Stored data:

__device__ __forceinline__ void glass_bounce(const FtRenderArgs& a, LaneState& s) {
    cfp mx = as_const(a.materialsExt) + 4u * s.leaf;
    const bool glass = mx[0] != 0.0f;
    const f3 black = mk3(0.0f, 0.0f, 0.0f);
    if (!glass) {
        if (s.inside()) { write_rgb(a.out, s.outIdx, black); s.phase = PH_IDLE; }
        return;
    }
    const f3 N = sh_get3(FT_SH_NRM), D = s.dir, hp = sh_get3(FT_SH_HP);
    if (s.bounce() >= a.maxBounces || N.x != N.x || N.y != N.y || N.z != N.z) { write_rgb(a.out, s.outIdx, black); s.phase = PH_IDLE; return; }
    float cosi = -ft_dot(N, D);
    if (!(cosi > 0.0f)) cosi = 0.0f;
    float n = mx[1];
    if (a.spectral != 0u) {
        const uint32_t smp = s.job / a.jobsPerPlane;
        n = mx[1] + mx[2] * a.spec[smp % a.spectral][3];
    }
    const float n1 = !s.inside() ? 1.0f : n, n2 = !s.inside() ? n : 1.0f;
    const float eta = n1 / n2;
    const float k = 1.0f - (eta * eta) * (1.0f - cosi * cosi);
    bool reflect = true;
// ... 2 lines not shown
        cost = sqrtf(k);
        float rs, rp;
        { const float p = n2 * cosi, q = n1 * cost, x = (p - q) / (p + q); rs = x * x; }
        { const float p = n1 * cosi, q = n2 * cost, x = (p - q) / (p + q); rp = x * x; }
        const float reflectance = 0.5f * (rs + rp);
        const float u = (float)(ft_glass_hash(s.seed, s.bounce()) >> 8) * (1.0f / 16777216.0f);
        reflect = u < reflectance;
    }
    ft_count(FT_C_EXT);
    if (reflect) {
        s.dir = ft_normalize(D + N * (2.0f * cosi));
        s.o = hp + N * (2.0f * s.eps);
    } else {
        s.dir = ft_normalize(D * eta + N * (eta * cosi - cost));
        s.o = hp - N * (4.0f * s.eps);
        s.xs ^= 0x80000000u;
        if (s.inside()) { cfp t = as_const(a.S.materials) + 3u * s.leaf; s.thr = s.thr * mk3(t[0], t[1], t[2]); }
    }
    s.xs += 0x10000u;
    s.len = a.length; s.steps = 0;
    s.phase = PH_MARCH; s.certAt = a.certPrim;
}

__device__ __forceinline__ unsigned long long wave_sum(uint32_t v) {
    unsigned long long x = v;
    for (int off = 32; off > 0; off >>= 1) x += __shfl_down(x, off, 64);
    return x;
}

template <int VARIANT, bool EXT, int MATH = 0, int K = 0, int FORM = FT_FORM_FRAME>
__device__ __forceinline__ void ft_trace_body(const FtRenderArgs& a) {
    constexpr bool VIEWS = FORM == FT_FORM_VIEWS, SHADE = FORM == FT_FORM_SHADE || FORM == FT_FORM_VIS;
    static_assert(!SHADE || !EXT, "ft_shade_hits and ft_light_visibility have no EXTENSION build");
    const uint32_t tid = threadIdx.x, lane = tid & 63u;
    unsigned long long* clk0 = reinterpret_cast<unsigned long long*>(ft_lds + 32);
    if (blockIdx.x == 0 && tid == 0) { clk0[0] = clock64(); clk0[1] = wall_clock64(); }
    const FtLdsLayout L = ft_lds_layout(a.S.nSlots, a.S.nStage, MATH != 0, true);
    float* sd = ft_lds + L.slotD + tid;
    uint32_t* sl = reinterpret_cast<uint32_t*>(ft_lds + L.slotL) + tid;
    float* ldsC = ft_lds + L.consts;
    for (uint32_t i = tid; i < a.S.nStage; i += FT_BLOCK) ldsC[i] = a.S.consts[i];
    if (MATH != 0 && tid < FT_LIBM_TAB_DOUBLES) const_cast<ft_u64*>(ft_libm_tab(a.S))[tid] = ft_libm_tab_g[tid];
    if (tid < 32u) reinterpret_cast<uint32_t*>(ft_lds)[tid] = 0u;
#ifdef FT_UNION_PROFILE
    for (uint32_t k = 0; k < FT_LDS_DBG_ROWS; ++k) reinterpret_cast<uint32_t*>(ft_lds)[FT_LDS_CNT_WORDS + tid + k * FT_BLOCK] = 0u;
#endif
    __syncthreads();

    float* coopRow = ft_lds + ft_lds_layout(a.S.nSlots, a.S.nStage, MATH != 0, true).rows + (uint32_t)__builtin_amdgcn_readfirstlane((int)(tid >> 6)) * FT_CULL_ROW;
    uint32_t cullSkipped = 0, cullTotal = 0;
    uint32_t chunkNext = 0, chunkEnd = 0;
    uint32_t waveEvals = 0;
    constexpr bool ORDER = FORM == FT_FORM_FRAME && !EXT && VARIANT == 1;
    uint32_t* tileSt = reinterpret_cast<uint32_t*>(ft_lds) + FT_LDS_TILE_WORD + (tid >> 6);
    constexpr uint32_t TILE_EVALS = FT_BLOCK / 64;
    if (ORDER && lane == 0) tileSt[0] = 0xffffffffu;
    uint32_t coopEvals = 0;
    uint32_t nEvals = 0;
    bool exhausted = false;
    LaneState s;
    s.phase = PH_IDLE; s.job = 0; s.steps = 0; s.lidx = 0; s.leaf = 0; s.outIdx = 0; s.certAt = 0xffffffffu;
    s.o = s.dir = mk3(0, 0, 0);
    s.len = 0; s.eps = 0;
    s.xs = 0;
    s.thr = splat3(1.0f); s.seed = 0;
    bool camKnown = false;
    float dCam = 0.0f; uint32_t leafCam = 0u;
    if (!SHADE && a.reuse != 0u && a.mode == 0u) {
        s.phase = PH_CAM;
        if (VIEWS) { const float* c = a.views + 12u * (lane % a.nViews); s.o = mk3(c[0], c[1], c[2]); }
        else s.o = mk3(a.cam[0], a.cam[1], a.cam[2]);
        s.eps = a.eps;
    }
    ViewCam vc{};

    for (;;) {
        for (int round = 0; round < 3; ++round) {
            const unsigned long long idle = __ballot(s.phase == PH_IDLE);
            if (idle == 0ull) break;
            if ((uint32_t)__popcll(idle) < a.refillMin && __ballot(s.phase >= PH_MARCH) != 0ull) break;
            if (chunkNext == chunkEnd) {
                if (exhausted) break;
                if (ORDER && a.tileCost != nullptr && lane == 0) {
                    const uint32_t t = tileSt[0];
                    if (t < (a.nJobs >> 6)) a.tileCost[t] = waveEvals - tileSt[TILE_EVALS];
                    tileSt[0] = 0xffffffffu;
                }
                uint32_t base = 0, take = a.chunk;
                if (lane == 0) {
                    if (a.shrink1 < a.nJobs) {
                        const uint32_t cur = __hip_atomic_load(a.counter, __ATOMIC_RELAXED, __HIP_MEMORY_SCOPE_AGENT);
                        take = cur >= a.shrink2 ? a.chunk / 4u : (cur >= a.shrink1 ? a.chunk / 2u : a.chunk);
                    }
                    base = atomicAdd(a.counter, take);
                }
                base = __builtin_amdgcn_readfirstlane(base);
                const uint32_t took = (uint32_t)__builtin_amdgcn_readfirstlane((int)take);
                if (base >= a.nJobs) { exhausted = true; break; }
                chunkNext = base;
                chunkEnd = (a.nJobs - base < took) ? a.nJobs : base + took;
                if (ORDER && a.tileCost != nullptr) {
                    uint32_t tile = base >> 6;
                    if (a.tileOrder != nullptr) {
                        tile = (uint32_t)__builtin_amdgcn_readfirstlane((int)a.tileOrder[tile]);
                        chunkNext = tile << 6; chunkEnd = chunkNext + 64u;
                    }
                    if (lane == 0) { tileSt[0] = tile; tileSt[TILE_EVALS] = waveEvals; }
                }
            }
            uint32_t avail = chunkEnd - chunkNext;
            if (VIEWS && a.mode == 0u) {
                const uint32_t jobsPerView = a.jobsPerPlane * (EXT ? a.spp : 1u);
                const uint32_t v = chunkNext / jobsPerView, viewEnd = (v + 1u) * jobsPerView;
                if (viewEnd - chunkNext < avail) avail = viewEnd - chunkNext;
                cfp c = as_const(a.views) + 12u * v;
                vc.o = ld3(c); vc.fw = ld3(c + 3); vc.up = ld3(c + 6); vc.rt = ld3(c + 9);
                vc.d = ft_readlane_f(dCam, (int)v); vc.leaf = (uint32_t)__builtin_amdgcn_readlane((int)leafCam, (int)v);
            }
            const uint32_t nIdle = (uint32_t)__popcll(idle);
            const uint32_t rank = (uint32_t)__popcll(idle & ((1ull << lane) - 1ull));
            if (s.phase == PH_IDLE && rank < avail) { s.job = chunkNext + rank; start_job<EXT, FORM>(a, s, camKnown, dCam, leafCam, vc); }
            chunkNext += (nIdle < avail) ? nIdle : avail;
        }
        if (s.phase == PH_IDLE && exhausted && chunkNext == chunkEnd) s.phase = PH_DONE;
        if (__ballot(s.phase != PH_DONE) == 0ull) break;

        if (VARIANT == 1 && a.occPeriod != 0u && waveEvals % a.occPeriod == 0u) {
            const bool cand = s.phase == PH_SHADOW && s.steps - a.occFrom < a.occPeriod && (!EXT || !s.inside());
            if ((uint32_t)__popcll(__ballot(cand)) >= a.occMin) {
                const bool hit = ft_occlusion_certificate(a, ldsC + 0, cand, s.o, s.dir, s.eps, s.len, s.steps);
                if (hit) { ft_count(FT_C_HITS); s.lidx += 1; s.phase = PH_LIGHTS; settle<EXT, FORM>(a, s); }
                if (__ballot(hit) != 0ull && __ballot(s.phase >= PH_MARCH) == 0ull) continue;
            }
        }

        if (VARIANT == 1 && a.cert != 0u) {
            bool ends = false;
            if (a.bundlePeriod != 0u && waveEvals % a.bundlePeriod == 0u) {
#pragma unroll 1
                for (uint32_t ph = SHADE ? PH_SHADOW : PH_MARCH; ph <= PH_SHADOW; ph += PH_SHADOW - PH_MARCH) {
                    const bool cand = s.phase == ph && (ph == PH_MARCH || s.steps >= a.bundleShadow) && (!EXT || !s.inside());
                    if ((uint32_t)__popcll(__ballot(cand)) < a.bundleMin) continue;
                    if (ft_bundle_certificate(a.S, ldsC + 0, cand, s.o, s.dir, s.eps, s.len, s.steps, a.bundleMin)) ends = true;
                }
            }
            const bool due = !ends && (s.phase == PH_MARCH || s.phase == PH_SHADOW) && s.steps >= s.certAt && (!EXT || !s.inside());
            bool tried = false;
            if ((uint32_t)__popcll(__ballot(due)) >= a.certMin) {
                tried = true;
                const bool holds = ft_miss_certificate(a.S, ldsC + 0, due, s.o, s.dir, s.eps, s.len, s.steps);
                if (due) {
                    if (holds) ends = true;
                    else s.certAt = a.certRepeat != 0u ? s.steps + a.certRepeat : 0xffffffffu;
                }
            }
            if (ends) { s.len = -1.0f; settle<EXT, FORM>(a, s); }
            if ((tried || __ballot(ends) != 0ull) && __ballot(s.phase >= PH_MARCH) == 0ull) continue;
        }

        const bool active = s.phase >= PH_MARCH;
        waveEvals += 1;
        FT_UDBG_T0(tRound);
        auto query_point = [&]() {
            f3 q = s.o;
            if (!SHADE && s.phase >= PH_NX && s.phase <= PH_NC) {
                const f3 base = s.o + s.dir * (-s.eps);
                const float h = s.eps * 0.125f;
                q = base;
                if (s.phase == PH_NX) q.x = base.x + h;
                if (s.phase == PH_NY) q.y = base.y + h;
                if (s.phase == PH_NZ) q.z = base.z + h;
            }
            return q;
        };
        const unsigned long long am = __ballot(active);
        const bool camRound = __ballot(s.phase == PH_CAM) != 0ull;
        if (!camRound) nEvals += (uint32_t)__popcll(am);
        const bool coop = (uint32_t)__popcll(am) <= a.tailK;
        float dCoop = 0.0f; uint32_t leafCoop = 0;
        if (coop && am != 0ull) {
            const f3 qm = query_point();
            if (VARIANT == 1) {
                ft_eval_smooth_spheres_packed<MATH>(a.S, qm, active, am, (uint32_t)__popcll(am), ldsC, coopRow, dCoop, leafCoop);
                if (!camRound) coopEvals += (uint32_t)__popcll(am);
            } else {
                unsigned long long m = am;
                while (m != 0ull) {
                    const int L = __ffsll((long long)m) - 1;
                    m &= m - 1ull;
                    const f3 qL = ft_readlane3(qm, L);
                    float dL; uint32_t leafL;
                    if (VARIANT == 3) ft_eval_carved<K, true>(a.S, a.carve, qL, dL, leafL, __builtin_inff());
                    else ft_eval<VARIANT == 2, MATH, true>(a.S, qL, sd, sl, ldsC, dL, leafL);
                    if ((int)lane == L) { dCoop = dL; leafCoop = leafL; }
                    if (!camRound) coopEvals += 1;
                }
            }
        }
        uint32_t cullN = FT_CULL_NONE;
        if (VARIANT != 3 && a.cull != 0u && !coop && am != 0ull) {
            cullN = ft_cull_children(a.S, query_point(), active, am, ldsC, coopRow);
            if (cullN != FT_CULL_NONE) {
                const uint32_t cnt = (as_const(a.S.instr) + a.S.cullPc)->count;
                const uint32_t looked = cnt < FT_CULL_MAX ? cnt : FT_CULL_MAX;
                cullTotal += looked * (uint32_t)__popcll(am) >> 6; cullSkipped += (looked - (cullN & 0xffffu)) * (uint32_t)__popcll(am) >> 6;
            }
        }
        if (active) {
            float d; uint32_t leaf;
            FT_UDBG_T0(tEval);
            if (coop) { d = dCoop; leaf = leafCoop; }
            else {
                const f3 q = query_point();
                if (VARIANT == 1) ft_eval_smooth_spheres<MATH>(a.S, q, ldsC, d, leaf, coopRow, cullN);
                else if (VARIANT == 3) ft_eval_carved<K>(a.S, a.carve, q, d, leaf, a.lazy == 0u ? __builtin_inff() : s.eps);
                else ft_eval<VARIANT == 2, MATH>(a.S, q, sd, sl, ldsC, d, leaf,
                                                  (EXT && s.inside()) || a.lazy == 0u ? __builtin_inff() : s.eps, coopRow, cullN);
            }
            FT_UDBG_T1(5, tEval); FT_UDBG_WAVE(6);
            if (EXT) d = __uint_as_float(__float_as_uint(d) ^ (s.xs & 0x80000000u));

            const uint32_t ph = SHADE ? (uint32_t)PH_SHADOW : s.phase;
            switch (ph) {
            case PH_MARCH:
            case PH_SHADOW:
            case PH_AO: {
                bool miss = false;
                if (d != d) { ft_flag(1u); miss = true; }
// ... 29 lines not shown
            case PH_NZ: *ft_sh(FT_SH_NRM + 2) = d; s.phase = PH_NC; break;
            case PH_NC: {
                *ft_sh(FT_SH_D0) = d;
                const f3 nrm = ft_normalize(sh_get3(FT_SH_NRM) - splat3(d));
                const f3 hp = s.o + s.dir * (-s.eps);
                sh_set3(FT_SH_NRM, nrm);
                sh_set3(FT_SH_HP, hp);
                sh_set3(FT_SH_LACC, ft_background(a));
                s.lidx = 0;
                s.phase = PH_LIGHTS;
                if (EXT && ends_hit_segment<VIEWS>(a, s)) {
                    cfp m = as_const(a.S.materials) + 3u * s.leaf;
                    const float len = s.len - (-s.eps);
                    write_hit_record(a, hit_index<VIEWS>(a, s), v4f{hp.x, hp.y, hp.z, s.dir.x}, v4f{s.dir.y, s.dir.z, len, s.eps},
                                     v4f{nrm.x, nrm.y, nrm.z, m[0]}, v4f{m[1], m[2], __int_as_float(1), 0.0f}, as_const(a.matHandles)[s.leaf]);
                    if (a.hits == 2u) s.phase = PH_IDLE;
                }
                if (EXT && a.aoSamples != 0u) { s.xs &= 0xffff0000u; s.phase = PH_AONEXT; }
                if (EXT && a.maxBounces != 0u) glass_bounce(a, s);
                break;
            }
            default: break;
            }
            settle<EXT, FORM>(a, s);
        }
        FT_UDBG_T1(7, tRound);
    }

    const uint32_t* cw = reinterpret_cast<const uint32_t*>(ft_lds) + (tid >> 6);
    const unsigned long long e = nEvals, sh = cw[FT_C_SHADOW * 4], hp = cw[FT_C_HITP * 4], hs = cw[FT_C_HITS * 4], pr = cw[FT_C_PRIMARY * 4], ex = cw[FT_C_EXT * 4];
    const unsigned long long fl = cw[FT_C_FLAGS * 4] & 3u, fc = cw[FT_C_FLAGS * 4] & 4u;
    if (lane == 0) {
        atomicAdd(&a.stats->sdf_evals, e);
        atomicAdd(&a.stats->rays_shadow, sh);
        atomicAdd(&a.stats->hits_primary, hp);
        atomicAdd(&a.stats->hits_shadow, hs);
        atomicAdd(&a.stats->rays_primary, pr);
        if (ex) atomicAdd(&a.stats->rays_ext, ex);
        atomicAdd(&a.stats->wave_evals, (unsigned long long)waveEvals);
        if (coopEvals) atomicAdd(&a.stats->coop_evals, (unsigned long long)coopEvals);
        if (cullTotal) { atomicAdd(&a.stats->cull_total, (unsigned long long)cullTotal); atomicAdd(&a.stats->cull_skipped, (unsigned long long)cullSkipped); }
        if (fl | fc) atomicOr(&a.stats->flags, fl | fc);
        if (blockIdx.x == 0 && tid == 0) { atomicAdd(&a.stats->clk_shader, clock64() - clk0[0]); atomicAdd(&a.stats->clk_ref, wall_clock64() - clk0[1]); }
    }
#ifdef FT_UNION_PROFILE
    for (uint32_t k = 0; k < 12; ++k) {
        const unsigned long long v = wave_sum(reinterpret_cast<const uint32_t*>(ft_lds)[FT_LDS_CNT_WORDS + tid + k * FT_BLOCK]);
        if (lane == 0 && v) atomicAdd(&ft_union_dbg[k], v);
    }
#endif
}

--

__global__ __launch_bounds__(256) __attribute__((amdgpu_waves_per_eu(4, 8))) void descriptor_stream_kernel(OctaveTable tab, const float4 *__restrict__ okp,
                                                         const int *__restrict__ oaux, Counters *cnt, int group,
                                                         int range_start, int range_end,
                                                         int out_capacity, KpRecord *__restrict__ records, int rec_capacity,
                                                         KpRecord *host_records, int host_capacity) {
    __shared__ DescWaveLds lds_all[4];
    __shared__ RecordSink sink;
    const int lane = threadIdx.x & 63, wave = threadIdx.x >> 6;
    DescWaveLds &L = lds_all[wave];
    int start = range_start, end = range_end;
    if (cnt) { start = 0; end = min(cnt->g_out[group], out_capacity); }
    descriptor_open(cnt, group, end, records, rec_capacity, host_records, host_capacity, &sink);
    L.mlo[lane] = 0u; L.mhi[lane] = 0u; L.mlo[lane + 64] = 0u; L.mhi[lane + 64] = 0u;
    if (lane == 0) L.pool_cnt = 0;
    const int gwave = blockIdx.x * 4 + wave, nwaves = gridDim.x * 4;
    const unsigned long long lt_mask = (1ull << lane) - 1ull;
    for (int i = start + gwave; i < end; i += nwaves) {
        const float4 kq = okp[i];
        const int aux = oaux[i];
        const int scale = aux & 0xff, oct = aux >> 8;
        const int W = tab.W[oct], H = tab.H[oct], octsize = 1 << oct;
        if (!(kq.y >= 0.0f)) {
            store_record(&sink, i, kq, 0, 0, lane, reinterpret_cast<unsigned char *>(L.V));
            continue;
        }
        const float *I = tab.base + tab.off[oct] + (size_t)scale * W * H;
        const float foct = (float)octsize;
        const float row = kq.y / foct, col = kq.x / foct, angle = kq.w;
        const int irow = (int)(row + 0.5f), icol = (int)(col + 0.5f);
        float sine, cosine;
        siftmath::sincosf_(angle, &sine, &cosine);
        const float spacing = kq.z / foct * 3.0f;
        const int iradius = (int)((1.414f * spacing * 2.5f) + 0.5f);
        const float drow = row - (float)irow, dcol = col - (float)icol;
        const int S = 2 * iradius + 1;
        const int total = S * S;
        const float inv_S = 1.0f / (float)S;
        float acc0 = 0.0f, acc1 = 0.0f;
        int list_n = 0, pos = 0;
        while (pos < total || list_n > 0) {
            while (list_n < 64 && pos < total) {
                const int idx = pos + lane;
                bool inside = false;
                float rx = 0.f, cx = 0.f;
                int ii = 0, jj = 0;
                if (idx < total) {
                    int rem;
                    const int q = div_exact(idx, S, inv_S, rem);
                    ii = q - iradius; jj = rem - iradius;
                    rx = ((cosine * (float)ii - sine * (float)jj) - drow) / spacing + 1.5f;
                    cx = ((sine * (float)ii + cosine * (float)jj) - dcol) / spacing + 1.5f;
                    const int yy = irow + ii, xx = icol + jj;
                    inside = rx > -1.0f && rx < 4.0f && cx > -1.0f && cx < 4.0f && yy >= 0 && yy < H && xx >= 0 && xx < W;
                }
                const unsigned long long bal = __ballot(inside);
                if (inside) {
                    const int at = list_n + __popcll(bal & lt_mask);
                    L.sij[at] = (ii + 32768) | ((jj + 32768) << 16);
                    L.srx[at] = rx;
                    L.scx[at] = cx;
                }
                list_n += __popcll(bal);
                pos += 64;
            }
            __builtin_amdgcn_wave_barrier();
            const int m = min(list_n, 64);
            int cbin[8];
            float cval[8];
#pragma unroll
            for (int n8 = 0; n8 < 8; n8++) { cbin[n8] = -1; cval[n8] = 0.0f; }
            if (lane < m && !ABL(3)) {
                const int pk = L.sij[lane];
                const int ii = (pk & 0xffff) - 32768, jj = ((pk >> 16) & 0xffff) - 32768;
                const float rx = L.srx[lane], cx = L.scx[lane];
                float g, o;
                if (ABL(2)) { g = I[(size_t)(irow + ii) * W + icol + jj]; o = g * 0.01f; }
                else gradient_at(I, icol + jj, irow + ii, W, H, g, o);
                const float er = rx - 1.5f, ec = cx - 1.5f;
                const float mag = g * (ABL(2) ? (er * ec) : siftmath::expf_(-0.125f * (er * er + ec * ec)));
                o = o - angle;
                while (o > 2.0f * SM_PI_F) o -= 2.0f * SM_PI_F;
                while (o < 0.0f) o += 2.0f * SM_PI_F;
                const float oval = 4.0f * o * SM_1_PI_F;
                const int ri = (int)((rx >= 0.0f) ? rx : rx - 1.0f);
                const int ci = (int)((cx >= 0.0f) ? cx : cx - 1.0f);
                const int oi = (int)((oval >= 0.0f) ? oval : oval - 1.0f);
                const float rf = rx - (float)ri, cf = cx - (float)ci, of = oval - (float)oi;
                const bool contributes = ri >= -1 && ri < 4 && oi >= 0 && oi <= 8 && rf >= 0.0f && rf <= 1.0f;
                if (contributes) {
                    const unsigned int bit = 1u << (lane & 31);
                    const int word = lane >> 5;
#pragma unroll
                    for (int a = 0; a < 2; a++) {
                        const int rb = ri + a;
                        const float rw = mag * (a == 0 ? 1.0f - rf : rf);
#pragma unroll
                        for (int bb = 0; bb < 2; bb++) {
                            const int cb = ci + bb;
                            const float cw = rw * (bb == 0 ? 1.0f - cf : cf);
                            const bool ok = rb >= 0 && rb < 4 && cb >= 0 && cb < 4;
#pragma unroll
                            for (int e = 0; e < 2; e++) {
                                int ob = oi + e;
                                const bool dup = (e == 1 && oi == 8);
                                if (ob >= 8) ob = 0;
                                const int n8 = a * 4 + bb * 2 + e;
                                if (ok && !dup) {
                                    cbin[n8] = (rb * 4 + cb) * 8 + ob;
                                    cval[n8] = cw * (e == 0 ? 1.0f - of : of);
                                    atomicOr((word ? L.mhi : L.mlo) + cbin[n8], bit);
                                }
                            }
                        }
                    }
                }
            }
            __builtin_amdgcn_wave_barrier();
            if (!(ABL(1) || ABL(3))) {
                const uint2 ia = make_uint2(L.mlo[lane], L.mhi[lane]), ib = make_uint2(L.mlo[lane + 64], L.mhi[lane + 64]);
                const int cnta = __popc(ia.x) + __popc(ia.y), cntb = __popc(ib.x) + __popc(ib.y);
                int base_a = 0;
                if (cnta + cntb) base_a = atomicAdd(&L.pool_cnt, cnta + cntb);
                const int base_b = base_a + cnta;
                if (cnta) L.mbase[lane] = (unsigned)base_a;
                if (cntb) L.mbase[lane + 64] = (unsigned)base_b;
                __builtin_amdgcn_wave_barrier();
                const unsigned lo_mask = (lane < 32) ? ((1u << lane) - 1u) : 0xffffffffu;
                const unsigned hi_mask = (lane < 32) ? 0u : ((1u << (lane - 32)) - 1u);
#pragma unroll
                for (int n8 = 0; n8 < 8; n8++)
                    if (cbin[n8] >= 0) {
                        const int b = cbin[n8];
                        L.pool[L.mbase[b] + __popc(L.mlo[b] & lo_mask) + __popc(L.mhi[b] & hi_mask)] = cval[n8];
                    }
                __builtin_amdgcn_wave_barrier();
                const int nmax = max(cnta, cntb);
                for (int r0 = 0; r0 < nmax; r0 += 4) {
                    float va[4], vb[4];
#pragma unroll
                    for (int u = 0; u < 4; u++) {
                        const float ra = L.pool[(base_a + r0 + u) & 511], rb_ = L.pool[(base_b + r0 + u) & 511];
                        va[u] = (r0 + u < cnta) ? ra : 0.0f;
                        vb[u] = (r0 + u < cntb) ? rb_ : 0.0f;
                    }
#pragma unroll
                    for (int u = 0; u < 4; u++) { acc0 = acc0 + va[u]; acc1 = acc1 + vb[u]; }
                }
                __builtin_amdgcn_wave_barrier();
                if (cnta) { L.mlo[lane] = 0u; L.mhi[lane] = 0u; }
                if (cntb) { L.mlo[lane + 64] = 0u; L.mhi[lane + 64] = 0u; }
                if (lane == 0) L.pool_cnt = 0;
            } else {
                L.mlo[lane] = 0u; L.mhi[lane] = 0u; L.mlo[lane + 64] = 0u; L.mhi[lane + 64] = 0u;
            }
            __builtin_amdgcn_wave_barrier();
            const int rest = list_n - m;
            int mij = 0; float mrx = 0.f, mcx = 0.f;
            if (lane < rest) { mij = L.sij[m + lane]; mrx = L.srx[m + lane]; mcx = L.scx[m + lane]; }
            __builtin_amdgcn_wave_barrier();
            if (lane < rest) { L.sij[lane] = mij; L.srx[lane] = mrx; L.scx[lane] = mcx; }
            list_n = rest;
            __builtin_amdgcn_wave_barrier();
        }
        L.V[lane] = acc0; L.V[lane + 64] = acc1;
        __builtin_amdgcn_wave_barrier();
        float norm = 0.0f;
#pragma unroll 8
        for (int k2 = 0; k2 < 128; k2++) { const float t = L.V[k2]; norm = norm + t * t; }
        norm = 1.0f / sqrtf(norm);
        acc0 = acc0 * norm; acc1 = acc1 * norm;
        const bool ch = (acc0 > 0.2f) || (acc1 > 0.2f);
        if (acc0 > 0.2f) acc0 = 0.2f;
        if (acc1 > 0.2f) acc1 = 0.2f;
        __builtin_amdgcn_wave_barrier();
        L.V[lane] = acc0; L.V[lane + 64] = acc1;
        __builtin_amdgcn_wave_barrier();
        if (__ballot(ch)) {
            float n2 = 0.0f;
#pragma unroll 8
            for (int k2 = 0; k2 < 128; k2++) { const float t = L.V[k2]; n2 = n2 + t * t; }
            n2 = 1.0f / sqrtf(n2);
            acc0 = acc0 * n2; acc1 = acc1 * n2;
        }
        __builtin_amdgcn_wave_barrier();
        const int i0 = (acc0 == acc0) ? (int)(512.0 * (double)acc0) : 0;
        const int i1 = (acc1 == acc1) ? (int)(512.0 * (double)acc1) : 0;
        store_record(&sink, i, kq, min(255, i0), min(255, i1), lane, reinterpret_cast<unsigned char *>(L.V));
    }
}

**Task goal:**
Nothing but the lines above from the one containing "L.srx[at] = rx;" through the one containing "const float oval" should appear in the answer, each repeated exactly.

**Completed task:**
                    L.srx[at] = rx;
                    L.scx[at] = cx;
                }
                list_n += __popcll(bal);
                pos += 64;
            }
            __builtin_amdgcn_wave_barrier();
            const int m = min(list_n, 64);
            int cbin[8];
            float cval[8];
#pragma unroll
            for (int n8 = 0; n8 < 8; n8++) { cbin[n8] = -1; cval[n8] = 0.0f; }
            if (lane < m && !ABL(3)) {
                const int pk = L.sij[lane];
                const int ii = (pk & 0xffff) - 32768, jj = ((pk >> 16) & 0xffff) - 32768;
                const float rx = L.srx[lane], cx = L.scx[lane];
                float g, o;
                if (ABL(2)) { g = I[(size_t)(irow + ii) * W + icol + jj]; o = g * 0.01f; }
                else gradient_at(I, icol + jj, irow + ii, W, H, g, o);
                const float er = rx - 1.5f, ec = cx - 1.5f;
                const float mag = g * (ABL(2) ? (er * ec) : siftmath::expf_(-0.125f * (er * er + ec * ec)));
                o = o - angle;
                while (o > 2.0f * SM_PI_F) o -= 2.0f * SM_PI_F;
                while (o < 0.0f) o += 2.0f * SM_PI_F;
                const float oval = 4.0f * o * SM_1_PI_F;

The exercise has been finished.